Thank you in advance for taking the time to read and/or answer my question. I appreciate your time. I'm, not sure how to pose this question either but here goes...
I recently used a cash-out refi to purchase a SFR rental property for 100% cash but I am now wondering if it would have wiser to buy it using a traditional mortgage from a tax perspective. Will I file a Schedule E for this property and get benefits like depreciation?
@Frank Wells Due to debt tracing rules, the interest is deductible on your schedule e for your new property. A traditional mortgage wouldn't have made a difference relating to the deductibility of your interest expense. Since the debt is being used for your new property, this is where the interest expense is "traced" to. Hope this helps!
@Frank Wells to answer your other questions, it's treated just like any other rental. You file a schedule e, deduct depreciation, etc.
@Taylor Brugna could you go into more detail?
Being the BRRR strategy is common on here with myself included I want to understand you correctly. You are saying the mortgage interest paid should not be treated as an expense to the same property that mortgage is tied to if a cash out refi has been done?
Example house A bought for $100 cash. Fixed up and then $150 mortgage is placed on it and I buy house B for $100 cash. At tax time I write off mortgage interest on house B that has no mortgage on it?
I am not a CPA, but that's not how I'm been instructed to do it nor how I do it. I was under the impression house A has debt, house A gets a write off.
Please elaborate. Thanks
@Josh C. , sure thing. The main question to ask is: What is the debt being used for?
Let's say you have a primary residence and take a 100k heloc on it to buy a rental property. You wouldn't take the interest on schedule a (for your primary), you would take the interest on schedule e for the new rental property. What if you refinanced a rental and then used the proceeds to pay off your primary mortgage?That wouldn't be a rental deduction.
What's important where the debt proceeds are actually going. I can't go refinance a rental, buy a fancy sports car and call it rental interest.
Does that make more sense?
@Taylor Brugna if you used a HELOC for the down payment on a rental property, can you deduct the HELOC interest along with the traditional mortgage interest? If so, do you record the HELOC interest in "other expenses" on schedule E or combine them on "mortgage interest" section?
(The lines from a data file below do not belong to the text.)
# elenasolano/CS87Project-msolano2

Measured on AMD Instinct MI355X. Metric: GFLOP/s (5N·log2N/t) + % HBM roofline, fp64 complex N=2^28 @1/2/4/8 GPU, higher is better.
Workload: dtype f64; 1 GPU; config 4: one fp64 complex N=2^28 pi-FFT, P=1 workers, 1 per GPU (no data-path collective); n=268435456, workers=1, workers_per_gpu=1, batch=1, batch_per_gpu=1, local_n=268435456, passes=3, parallelism=pi-split p1 over 1 GPU(s), full=False, detail=not written: PermissionError(13, 'Permission denied')

## Files before the change

cs87project-msolano2_amd/csrc/pifft.hip:

```cpp
#ifndef _GNU_SOURCE
#define _GNU_SOURCE
#endif
#include "pifft_gather.h"
#include "pifft_kernels.h"
#include "pifft_planner.h"
#include "pifft_real.h"
#include "pifft_table.h"
#include "../../include/pifft.h"

#include <hip/hip_ext.h>
#include <hip/hip_runtime.h>

#include <math.h>
#include <stdio.h>
#include <stdlib.h>
#include <string.h>

#include <cxxabi.h>

#include <algorithm>
#include <atomic>
#include <mutex>
#include <string>
#include <vector>

using namespace pifft;

namespace {

#define HIPCHK(expr)                                                                       \
    do {                                                                                   \
        hipError_t e_ = (expr);                                                            \
        if (e_ != hipSuccess) return fail("%s failed: %s", #expr, hipGetErrorString(e_)); \
    } while (0)

bool fault_at(const char* site) {
    if (!tuning_on()) return false;
    const char* s = getenv("PIFFT_FAULT");
    const size_t n = strlen(site);
    if (!s || strncmp(s, site, n)) return false;
// ... 130 lines not shown
enum { BUF_IN = 0, BUF_OUT = 1, BUF_W = 2, BUF_TA = 3, BUF_Z = 4, NBUF = 5 };

constexpr size_t kNoTable = (size_t)-1;
struct StepTables {
    size_t r = kNoTable, lo = kNoTable, hi = kNoTable;
    size_t tree_direct = kNoTable, tree_lo = kNoTable, tree_hi = kNoTable;
};

struct Step {
    int kind = 0;
    const void* fn = nullptr;
    const PassKernel* pk = nullptr;
    dim3 grid, block;
    size_t lds = 0;
    int src = -1, dst = -2;
    uint64_t src_off = 0, dst_off = 0;
    PassArgs pa{};
    int nts = 0;
    TreeArgs ta{};
    uint64_t il_total = 0;
    uint32_t il_log_n = 0, il_log_p = 0;
    RealArgs ra{};
    StepTables tab;
    uint64_t bytes = 0;
};

}

struct pifft_plan : pifft::PlanShape {
    int device = 0, flags = 0;
    bool ilv = false;
    bool wil = false;
    bool inverse = false;
    int real = 0;
    uint64_t real_n = 0;
    size_t bytes_z = 0;
    size_t rtw_bytes = 0;
    std::vector<Step> steps;
    int tree_steps = 0, npasses = 0;
    bool fused_tree = false;
    std::vector<Step> tree_only;
    std::vector<hipEvent_t> prof_ev;
#ifdef PIFFT_WG_CLOCK
    unsigned long long* dbg_clk = nullptr;
#endif
    int prof_steps = 0, prof_used = 0, prof_mode = 0;
    int radix[8] = {0}, lines[8] = {0}, vpt[8] = {0};
    void* buf[NBUF] = {nullptr};
    size_t bytes_w = 0, bytes_ta = 0;
    void* d_tw = nullptr;
    size_t tw_bytes = 0;
    hipStream_t stream = nullptr;
    std::vector<hipEvent_t> ev;
    hipEvent_t sev[3] = {nullptr, nullptr, nullptr};
    void* d_hin = nullptr;
    void* d_hout = nullptr;
    void* d_gather = nullptr;
    std::vector<char> host_tmp;
    std::vector<int> peer_on;
    std::vector<hipStream_t> gst;
    std::vector<hipEvent_t> gdone;
    hipEvent_t gev[2] = {nullptr, nullptr};
};

namespace {

// ... 113 lines not shown
    for (auto e : p->gev)
        if (e) (void)hipEventDestroy(e);
    for (auto e : p->ev) (void)hipEventDestroy(e);
    for (auto e : p->sev)
        if (e) (void)hipEventDestroy(e);
    for (auto e : p->prof_ev) (void)hipEventDestroy(e);
    if (p->stream) (void)hipStreamDestroy(p->stream);
    delete p;
}


struct TableLayout {
    size_t tree_direct = kNoTable;
    TwoLevel tree2;
    std::vector<size_t> tw_r;
    TwoLevel pass2;
};

TableLayout layout_tables(const PlanShape& s, const PlanChoice& ch, TableBuilder& tb) {
    TableLayout tl;
    if (ch.tree_tw == TREE_TW_DIRECT || ch.tree_tw == TREE_TW_WIL_FACTORED)
        tl.tree_direct = tb.reference_omega_levels(s.n, s.lp);
    if (ch.tree_tw == TREE_TW_FACTORED || ch.tree_tw == TREE_TW_WIL_FACTORED) tl.tree2 = two_level(tb, s.n);
    tl.tw_r.resize(ch.passes.size());
    for (size_t i = 0; i < ch.passes.size(); i++) {
        size_t found = kNoTable;
        for (size_t j = 0; j < i; j++)
            if (ch.passes[j]->R == ch.passes[i]->R) found = tl.tw_r[j];
        tl.tw_r[i] = (found != kNoTable) ? found : tb.roots(ch.passes[i]->R, ch.passes[i]->R, 1);
    }
    if (ch.passes.size() > 1) tl.pass2 = two_level(tb, s.m);
    tb.align();
    return tl;
}

int assemble_steps(pifft_plan* p, const PlanChoice& ch, const TableLayout& tl) {
    const size_t esz = p->esz;
    const uint64_t ntrans = (uint64_t)p->batch * p->nq;
    const size_t npass = ch.passes.size();
    const bool need_tree = p->P > 1;
    const bool fused = ch.fused != FUSED_NONE;
    p->wil = ch.wil;
    p->ilv = ch.ilv;
    p->fused_tree = fused;
    TreeTw ttw{};
    if (need_tree) {
        ttw.h = tl.tree2.h;
        ttw.log_n = (uint32_t)p->log_n;
    }
    auto tree_tables = [&](Step& s, bool wil) {
        const bool direct = tl.tree_direct != kNoTable && !(wil && ch.tree_tw == TREE_TW_WIL_FACTORED);
        s.tab.tree_direct = direct ? tl.tree_direct : kNoTable;
        s.tab.tree_lo = direct ? kNoTable : tl.tree2.lo;
        s.tab.tree_hi = direct ? kNoTable : tl.tree2.hi;
    };

    std::vector<std::vector<Step>> chain;
    const uint64_t M = p->m;
    if (need_tree) {
        std::vector<Step> e;
        static const void* tk64[5] = {nullptr, (const void*)&k_tree<double, 1>, (const void*)&k_tree<double, 2>,
                                      (const void*)&k_tree<double, 3>, (const void*)&k_tree<double, 4>};
        static const void* tk32[5] = {nullptr, (const void*)&k_tree<float, 1>, (const void*)&k_tree<float, 2>,
                                      (const void*)&k_tree<float, 3>, (const void*)&k_tree<float, 4>};
        const int nl = (p->lp + 3) / 4;
        auto blocks_needed = [&](int t) -> uint64_t {
// ... 63 lines not shown
        const int logr = ilog2u((uint64_t)k->R);
        s.tab.r = tl.tw_r[i];
        s.tab.lo = tl.pass2.lo;
        s.tab.hi = tl.pass2.hi;
        s.pa.tw_h = tl.pass2.h;
        s.pa.in_bstride = (i == 0 && (!need_tree || fuse_here)) ? p->n : M;
        if (fuse_here) {
            s.pa.tree = ttw;
            tree_tables(s, p->wil);
            s.pa.worker = p->q0;
            s.pa.log_nq = (uint32_t)ilog2u(p->nq);
        }
        s.pa.out_bstride = M;
        s.pa.nlines = ntrans * (M >> logr);
        s.pa.log_lb = (uint32_t)(p->log_m - logr);
        s.pa.log_ns = (uint32_t)ilog2u(ns);
        s.pa.tw_shift = (uint32_t)(p->log_m - ilog2u(ns) - logr);
        s.pa.log_xg = (uint32_t)env_int((k->mode & 3) == 0 ? "PIFFT_XCD_GROUP_SINGLE" : "PIFFT_XCD_GROUP",
                                        (k->mode & 3) == 0 ? 0 : 2);
        if (last_pass) s.pa.log_xg = (uint32_t)env_int("PIFFT_LAST_XCD_GROUP", (int)s.pa.log_xg);
        if (p->wil) {
            s.pa.wil = (uint32_t)p->lp;
            s.pa.wbrev = (i + 1 == npass) ? 1u : 0u;
            s.pa.in_bstride = s.pa.out_bstride = p->n;
        }
        if (p->ilv && i + 1 == npass) {
            s.pa.ilv_log = (uint32_t)p->lp;
            s.pa.out_bstride = p->n;
            s.pa.log_xg = std::max<uint32_t>(s.pa.log_xg, (uint32_t)env_int("PIFFT_ILV_XCD_GROUP", p->lp));
        }
        s.block = dim3((unsigned)k->nt);
        s.grid = dim3((unsigned)((s.pa.nlines + (uint64_t)k->C - 1) / (uint64_t)k->C));
        s.lds = (size_t)k->lds_bytes;
        s.bytes = (!fuse_here || p->wil) ? 2 * ntrans * M * esz : (uint64_t)p->batch * p->nq * (p->n + M) * esz;
        if (i < 8) {
            p->radix[i] = k->R;
            p->lines[i] = k->C;
            p->vpt[i] = k->vpt;
        }
        ns *= (uint64_t)k->R;
        chain.push_back({s});
    }
    if (p->natural && p->P > 1 && !p->ilv && !p->wil) {
        Step s;
        s.kind = STEP_INTERLEAVE;
        s.fn = interleave_fn(p->prec, p->lp, p->n);
        s.il_total = (uint64_t)p->batch * p->n;
        s.il_log_n = (uint32_t)p->log_n;
        s.il_log_p = (uint32_t)p->lp;
        s.block = dim3(256);
        s.grid = dim3(stride_grid(interleave_threads(s.il_total, p->lp, p->prec, p->n)));
        s.bytes = 2 * s.il_total * esz;
        chain.push_back({s});
    }
    if (chain.empty()) return fail("empty plan");
    std::vector<int> dst(chain.size());
    for (size_t i = chain.size(); i-- > 0;) dst[i] = ((chain.size() - 1 - i) % 2 == 0) ? BUF_OUT : BUF_W;
    bool need_w = false;
    for (size_t i = 0; i < chain.size(); i++) {
        const int src = (i == 0) ? BUF_IN : dst[i - 1];
        if (dst[i] == BUF_W || src == BUF_W) need_w = true;
        for (auto& s : chain[i]) {
            if (s.src == -1) s.src = src;
            if (s.dst == -2) s.dst = dst[i];
            p->steps.push_back(s);
        }
// ... 465 lines not shown
            HIPCHK(hipStreamWaitEvent(d->stream, d->gdone[i], 0));
        }
        if (launch_interleave(d->d_gather, d_natural[j], N, d->P, d->batch, d->prec, d->stream)) return -1;
        HIPCHK(hipEventRecord(d->gev[1], d->stream));
        return 0;
    };
    for (int j = 0; j < np; j++) {
        if (!d_natural[j] || !enqueue(j)) continue;
        const std::string msg = g_err;
        for (int k = 0; k <= j; k++) {
            if (!d_natural[k]) continue;
            DeviceGuard g(plans[k]->device);
            for (auto st : plans[k]->gst) (void)hipStreamSynchronize(st);
            (void)hipStreamSynchronize(plans[k]->stream);
        }
        (void)hipGetLastError();
        g_err = msg;
        return -1;
    }
    double worst = 0.0;
    for (int j = 0; j < np; j++) {
        if (!d_natural[j]) continue;
        pifft_plan* d = plans[j];
        DeviceGuard g(d->device);
        HIPCHK(hipEventSynchronize(d->gev[1]));
        float t = 0.0f;
        HIPCHK(hipEventElapsedTime(&t, d->gev[0], d->gev[1]));
        worst = std::max(worst, (double)t);
    }
    if (ms) *ms = worst;
    return 0;
}

}
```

@Michael Bertsch Yes, you can. You can put them both on the mortgage interest paid to banks line. Interest wouldn't go in other expenses, it would be either Mortgage Int Paid to Banks or Other Interest. I use the other interest line for private lenders, etc.
Hope this helps!
@Taylor Brugna great! After all my operating expenses and depreciation, I should have a lot of paper losses to deduct on my w2. I really appreciate the advice.
@Taylor Brugna can the cost of a cell phone be deducted using the de minimis safe harbor? Not the monthly bill but the actual cost of the device. I bought one a few months ago and it was about $800. I don't wanna have to depreciate it for 5-7 years. From what I understand, it's no listed property so I do not have to keep track of personal/business use.
@Michael Bertsch Yes, make sure you are making the election every year.
@Taylor Brugna good deal! Now, is the cell phone monthly bill deductible? If so, is it a certain percentage?
Also, can I take a home office deduction if I am already taking a paper loss on my schedule e?
BTW, I really appreciate your feedback. It has been very helpful.
@Michael Bertsch 1) You need to come up with a reasonable percentage that is business use and take that portion of your monthly bill as a deduction
2) Yes, it is a valid deduction just like any other deduction, regardless if you are already showing a loss. There are two different ways to take the home office deduction, choose wisely!
Hope this helps
@Taylor Brugna your the man. I will probably use the simplified method for the home office.
I will be taking a casualty loss on one of my rentals this year. We had a bad storm come through. It cost around $4k to replace and I paid $2800 out of pocket that was not covered by the claim. So, can I deduct the whole $2800 this year? If so, does the basis on my property stay this same or does it need to be reduced by a certain amount?